### The problem
Repeat every entry exactly as it appears.

### Records provided
void extract_on(vsf_ctx* ctx, hipStream_t st, const VsfImages& im_all, int i0, int n, vsf_keypoint* d_kp,
                uint8_t* d_desc, int32_t* d_counts, bool inputs_complete, const VsfSideStream* own_side, int32_t* status,
                int status_stride) {
  const VsfGeom& g = ctx->orb.g;
  VsfDev d = shifted(ctx->dorb.d, g, i0);
  if (status) {
    d.status = status;
    d.status_stride = status_stride;
  }
  VsfImages im = im_all;
  im.base += (size_t)i0 * im.image_stride;
  im.n = n;
  const size_t K = (size_t)ctx->p.max_keypoints;
  const bool pipe = ctx->pipeline && inputs_complete && ctx->lanes == 1 && st == ctx->stream && i0 == 0;
  if (pipe) {
    const int buf = ctx->pyr_flip;
    d.pyr = buf ? ctx->pyr_alt : ctx->dorb.d.pyr;
    hipStream_t ps = ctx->pipe_stream ? ctx->pipe_stream : ctx->aux_stream;
    if (ctx->pyr_free_valid[buf]) vsf_note(hipStreamWaitEvent(ps, ctx->ev_pyr_free[buf], 0));
    if (ctx->fast_done_valid && ctx->tuning.pipe_after_fast) vsf_note(hipStreamWaitEvent(ps, ctx->ev_fast_done, 0));
    if (ctx->ingest_done_valid) vsf_note(hipStreamWaitEvent(ps, ctx->ev_ingest_done, 0));
    if (ctx->input_event) vsf_note(hipStreamWaitEvent(ps, ctx->input_event, 0));
    {
      StageTimer t(ctx, ps, VSF_STAGE_PYRAMID, g.nlevels - 1);
      vsf_launch_pyramid(d, g, ctx->orb.levels.data(), im, ps, nullptr);
    }
    vsf_note(hipEventRecord(ctx->ev_pyr_done, ps));
    vsf_note(hipStreamWaitEvent(st, ctx->ev_pyr_done, 0));
  } else {
    StageTimer t(ctx, st, VSF_STAGE_PYRAMID, g.nlevels - 1);
    vsf_launch_pyramid(d, g, ctx->orb.levels.data(), im, st, own_side ? own_side : (ctx->lanes == 1 ? &ctx->side : nullptr));
  }
  ctx->last_pyr = d.pyr - (size_t)i0 * g.pyr_bytes;
  const bool beside_ok = ctx->blur_overlap && im.n >= 32 && ctx->blur_stream;
  int resident = 0;
  if (beside_ok && ctx->lanes == 1 && st == ctx->stream && i0 == 0 && !own_side) {
    if (ctx->fast_force >= 0)
      resident = ctx->fast_force;
    else if (ctx->fast_resident >= 0)
      resident = ctx->fast_resident;
    else if (ctx->fast_tune.n == im.n && ctx->fast_tune.choice > 0)
      resident = ctx->fast_tune.choice;
  }
  const bool blur_beside = beside_ok;
  auto launch_blur = [&](hipStream_t bs) {
    StageTimer t(ctx, bs, VSF_STAGE_BLUR, 1);
    if (im.n >= 32)
      vsf_launch_blur_mma(d, g, im, ctx->dorb.blur_mma_units, (int)ctx->orb.blur_mma_units.size(), ctx->dorb.blur_tcol,
                          ctx->dorb.blur_tv, ctx->orb.blur_bias, bs);
    else
      vsf_launch_blur_mma(d, g, im, ctx->dorb.blur_mma_units_small, (int)ctx->orb.blur_mma_units_small.size(),
                          ctx->dorb.blur_tcol, ctx->dorb.blur_tv, ctx->orb.blur_bias, bs);
  };
  auto fork_blur = [&]() {
    vsf_note(hipEventRecord(ctx->ev_blur_fork, st));
    vsf_note(hipStreamWaitEvent(ctx->blur_stream, ctx->ev_blur_fork, 0));
    launch_blur(ctx->blur_stream);
    vsf_note(hipEventRecord(ctx->ev_blur_done, ctx->blur_stream));
  };
  if (blur_beside) fork_blur();
  {
    StageTimer t(ctx, st, VSF_STAGE_FAST, 1);
    vsf_launch_fast(d, g, im, ctx->p.fast_threshold, 1, st, blur_beside ? resident : 0, ctx->n_cus, ctx->fast_cells);
  }
  if (pipe) {
    vsf_note(hipEventRecord(ctx->ev_fast_done, st));
    ctx->fast_done_valid = true;
  }
  {
    StageTimer t(ctx, st, VSF_STAGE_SELECT, 1);
    vsf_launch_select(d, g, ctx->orb.levels.data(), im, st);
  }
  if (blur_beside)
    vsf_note(hipStreamWaitEvent(st, ctx->ev_blur_done, 0));
  else
    launch_blur(st);
  {
    StageTimer t(ctx, st, VSF_STAGE_DESCRIBE, 1);
    vsf_launch_describe(d, g, im, ctx->p.max_keypoints, d_kp + i0 * K, d_desc + i0 * K * VSF_DESC_BYTES, d_counts + i0,
                        st);
  }
  if (pipe) {
    const int buf = ctx->pyr_flip;
    vsf_note(hipEventRecord(ctx->ev_pyr_free[buf], st));
    ctx->pyr_free_valid[buf] = true;
    ctx->pyr_flip ^= 1;
  }
}

void match_on(vsf_ctx* ctx, hipStream_t st, const uint8_t* d_desc, const int32_t* d_counts, size_t set_stride,
              const int32_t* d_q_set, const int32_t* d_t_set, int p0, int n, int32_t* d_idx2, int32_t* d_dist2,
              vsf_dmatch* d_matches, int32_t* d_nmatches, int32_t* status) {
  const int rows = ctx->p.max_keypoints;
  const size_t R = (size_t)rows;
  const uint8_t* desc = d_desc;
  const int32_t* counts = d_counts;
  if (!d_q_set) {
    desc += (size_t)(2 * p0) * set_stride;
    counts += 2 * p0;
  }
  int32_t* idx2 = d_idx2 + (size_t)p0 * R * 2;
  int32_t* dist2 = d_dist2 + (size_t)p0 * R * 2;
  {
    StageTimer t(ctx, st, VSF_STAGE_KNN2, 1);
    vsf_launch_knn2(desc, counts, set_stride, d_q_set ? d_q_set + p0 : nullptr, d_t_set ? d_t_set + p0 : nullptr, n,
                    rows, idx2, dist2, st);
  }
  {
    StageTimer t(ctx, st, VSF_STAGE_RATIO, 1);
    vsf_launch_ratio_compact(counts, d_q_set ? d_q_set + p0 : nullptr, d_t_set ? d_t_set + p0 : nullptr, n, rows, idx2,
                             dist2, ctx->p.ratio_num, ctx->p.ratio_shift, d_matches + (size_t)p0 * R, d_nmatches + p0,
                             status ? status : ctx->d_status, st);
  }
}

vsf_status fork_lane(vsf_ctx* ctx) {
  VSF_HIP(hipEventRecord(ctx->ev_fork, ctx->stream));
  VSF_HIP(hipStreamWaitEvent(ctx->aux_stream, ctx->ev_fork, 0));
  return VSF_OK;
}
vsf_status join_lane(vsf_ctx* ctx) {
  VSF_HIP(hipEventRecord(ctx->ev_join, ctx->aux_stream));
  VSF_HIP(hipStreamWaitEvent(ctx->stream, ctx->ev_join, 0));
  return VSF_OK;
}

### Solution for this task
void extract_on(vsf_ctx* ctx, hipStream_t st, const VsfImages& im_all, int i0, int n, vsf_keypoint* d_kp,
                uint8_t* d_desc, int32_t* d_counts, bool inputs_complete, const VsfSideStream* own_side, int32_t* status,
                int status_stride) {
  const VsfGeom& g = ctx->orb.g;
  VsfDev d = shifted(ctx->dorb.d, g, i0);
  if (status) {
    d.status = status;
    d.status_stride = status_stride;
  }
  VsfImages im = im_all;
  im.base += (size_t)i0 * im.image_stride;
  im.n = n;
  const size_t K = (size_t)ctx->p.max_keypoints;
  const bool pipe = ctx->pipeline && inputs_complete && ctx->lanes == 1 && st == ctx->stream && i0 == 0;
  if (pipe) {
    const int buf = ctx->pyr_flip;
    d.pyr = buf ? ctx->pyr_alt : ctx->dorb.d.pyr;
    hipStream_t ps = ctx->pipe_stream ? ctx->pipe_stream : ctx->aux_stream;
    if (ctx->pyr_free_valid[buf]) vsf_note(hipStreamWaitEvent(ps, ctx->ev_pyr_free[buf], 0));
    if (ctx->fast_done_valid && ctx->tuning.pipe_after_fast) vsf_note(hipStreamWaitEvent(ps, ctx->ev_fast_done, 0));
    if (ctx->ingest_done_valid) vsf_note(hipStreamWaitEvent(ps, ctx->ev_ingest_done, 0));
    if (ctx->input_event) vsf_note(hipStreamWaitEvent(ps, ctx->input_event, 0));
    {
      StageTimer t(ctx, ps, VSF_STAGE_PYRAMID, g.nlevels - 1);
      vsf_launch_pyramid(d, g, ctx->orb.levels.data(), im, ps, nullptr);
    }
    vsf_note(hipEventRecord(ctx->ev_pyr_done, ps));
    vsf_note(hipStreamWaitEvent(st, ctx->ev_pyr_done, 0));
  } else {
    StageTimer t(ctx, st, VSF_STAGE_PYRAMID, g.nlevels - 1);
    vsf_launch_pyramid(d, g, ctx->orb.levels.data(), im, st, own_side ? own_side : (ctx->lanes == 1 ? &ctx->side : nullptr));
  }
  ctx->last_pyr = d.pyr - (size_t)i0 * g.pyr_bytes;
  const bool beside_ok = ctx->blur_overlap && im.n >= 32 && ctx->blur_stream;
  int resident = 0;
  if (beside_ok && ctx->lanes == 1 && st == ctx->stream && i0 == 0 && !own_side) {
    if (ctx->fast_force >= 0)
      resident = ctx->fast_force;
    else if (ctx->fast_resident >= 0)
      resident = ctx->fast_resident;
    else if (ctx->fast_tune.n == im.n && ctx->fast_tune.choice > 0)
      resident = ctx->fast_tune.choice;
  }
  const bool blur_beside = beside_ok;
  auto launch_blur = [&](hipStream_t bs) {
    StageTimer t(ctx, bs, VSF_STAGE_BLUR, 1);
    if (im.n >= 32)
      vsf_launch_blur_mma(d, g, im, ctx->dorb.blur_mma_units, (int)ctx->orb.blur_mma_units.size(), ctx->dorb.blur_tcol,
                          ctx->dorb.blur_tv, ctx->orb.blur_bias, bs);
    else
      vsf_launch_blur_mma(d, g, im, ctx->dorb.blur_mma_units_small, (int)ctx->orb.blur_mma_units_small.size(),
                          ctx->dorb.blur_tcol, ctx->dorb.blur_tv, ctx->orb.blur_bias, bs);
  };
  auto fork_blur = [&]() {
    vsf_note(hipEventRecord(ctx->ev_blur_fork, st));
    vsf_note(hipStreamWaitEvent(ctx->blur_stream, ctx->ev_blur_fork, 0));
    launch_blur(ctx->blur_stream);
    vsf_note(hipEventRecord(ctx->ev_blur_done, ctx->blur_stream));
  };
  if (blur_beside) fork_blur();
  {
    StageTimer t(ctx, st, VSF_STAGE_FAST, 1);
    vsf_launch_fast(d, g, im, ctx->p.fast_threshold, 1, st, blur_beside ? resident : 0, ctx->n_cus, ctx->fast_cells);
  }
  if (pipe) {
    vsf_note(hipEventRecord(ctx->ev_fast_done, st));
    ctx->fast_done_valid = true;
  }
  {
    StageTimer t(ctx, st, VSF_STAGE_SELECT, 1);
    vsf_launch_select(d, g, ctx->orb.levels.data(), im, st);
  }
  if (blur_beside)
    vsf_note(hipStreamWaitEvent(st, ctx->ev_blur_done, 0));
  else
    launch_blur(st);
  {
    StageTimer t(ctx, st, VSF_STAGE_DESCRIBE, 1);
    vsf_launch_describe(d, g, im, ctx->p.max_keypoints, d_kp + i0 * K, d_desc + i0 * K * VSF_DESC_BYTES, d_counts + i0,
                        st);
  }
  if (pipe) {
    const int buf = ctx->pyr_flip;
    vsf_note(hipEventRecord(ctx->ev_pyr_free[buf], st));
    ctx->pyr_free_valid[buf] = true;
    ctx->pyr_flip ^= 1;
  }
}

void match_on(vsf_ctx* ctx, hipStream_t st, const uint8_t* d_desc, const int32_t* d_counts, size_t set_stride,
              const int32_t* d_q_set, const int32_t* d_t_set, int p0, int n, int32_t* d_idx2, int32_t* d_dist2,
              vsf_dmatch* d_matches, int32_t* d_nmatches, int32_t* status) {
  const int rows = ctx->p.max_keypoints;
  const size_t R = (size_t)rows;
  const uint8_t* desc = d_desc;
  const int32_t* counts = d_counts;
  if (!d_q_set) {
    desc += (size_t)(2 * p0) * set_stride;
    counts += 2 * p0;
  }
  int32_t* idx2 = d_idx2 + (size_t)p0 * R * 2;
  int32_t* dist2 = d_dist2 + (size_t)p0 * R * 2;
  {
    StageTimer t(ctx, st, VSF_STAGE_KNN2, 1);
    vsf_launch_knn2(desc, counts, set_stride, d_q_set ? d_q_set + p0 : nullptr, d_t_set ? d_t_set + p0 : nullptr, n,
                    rows, idx2, dist2, st);
  }
  {
    StageTimer t(ctx, st, VSF_STAGE_RATIO, 1);
    vsf_launch_ratio_compact(counts, d_q_set ? d_q_set + p0 : nullptr, d_t_set ? d_t_set + p0 : nullptr, n, rows, idx2,
                             dist2, ctx->p.ratio_num, ctx->p.ratio_shift, d_matches + (size_t)p0 * R, d_nmatches + p0,
                             status ? status : ctx->d_status, st);
  }
}

vsf_status fork_lane(vsf_ctx* ctx) {
  VSF_HIP(hipEventRecord(ctx->ev_fork, ctx->stream));
  VSF_HIP(hipStreamWaitEvent(ctx->aux_stream, ctx->ev_fork, 0));
  return VSF_OK;
}
vsf_status join_lane(vsf_ctx* ctx) {
  VSF_HIP(hipEventRecord(ctx->ev_join, ctx->aux_stream));
  VSF_HIP(hipStreamWaitEvent(ctx->stream, ctx->ev_join, 0));
  return VSF_OK;
}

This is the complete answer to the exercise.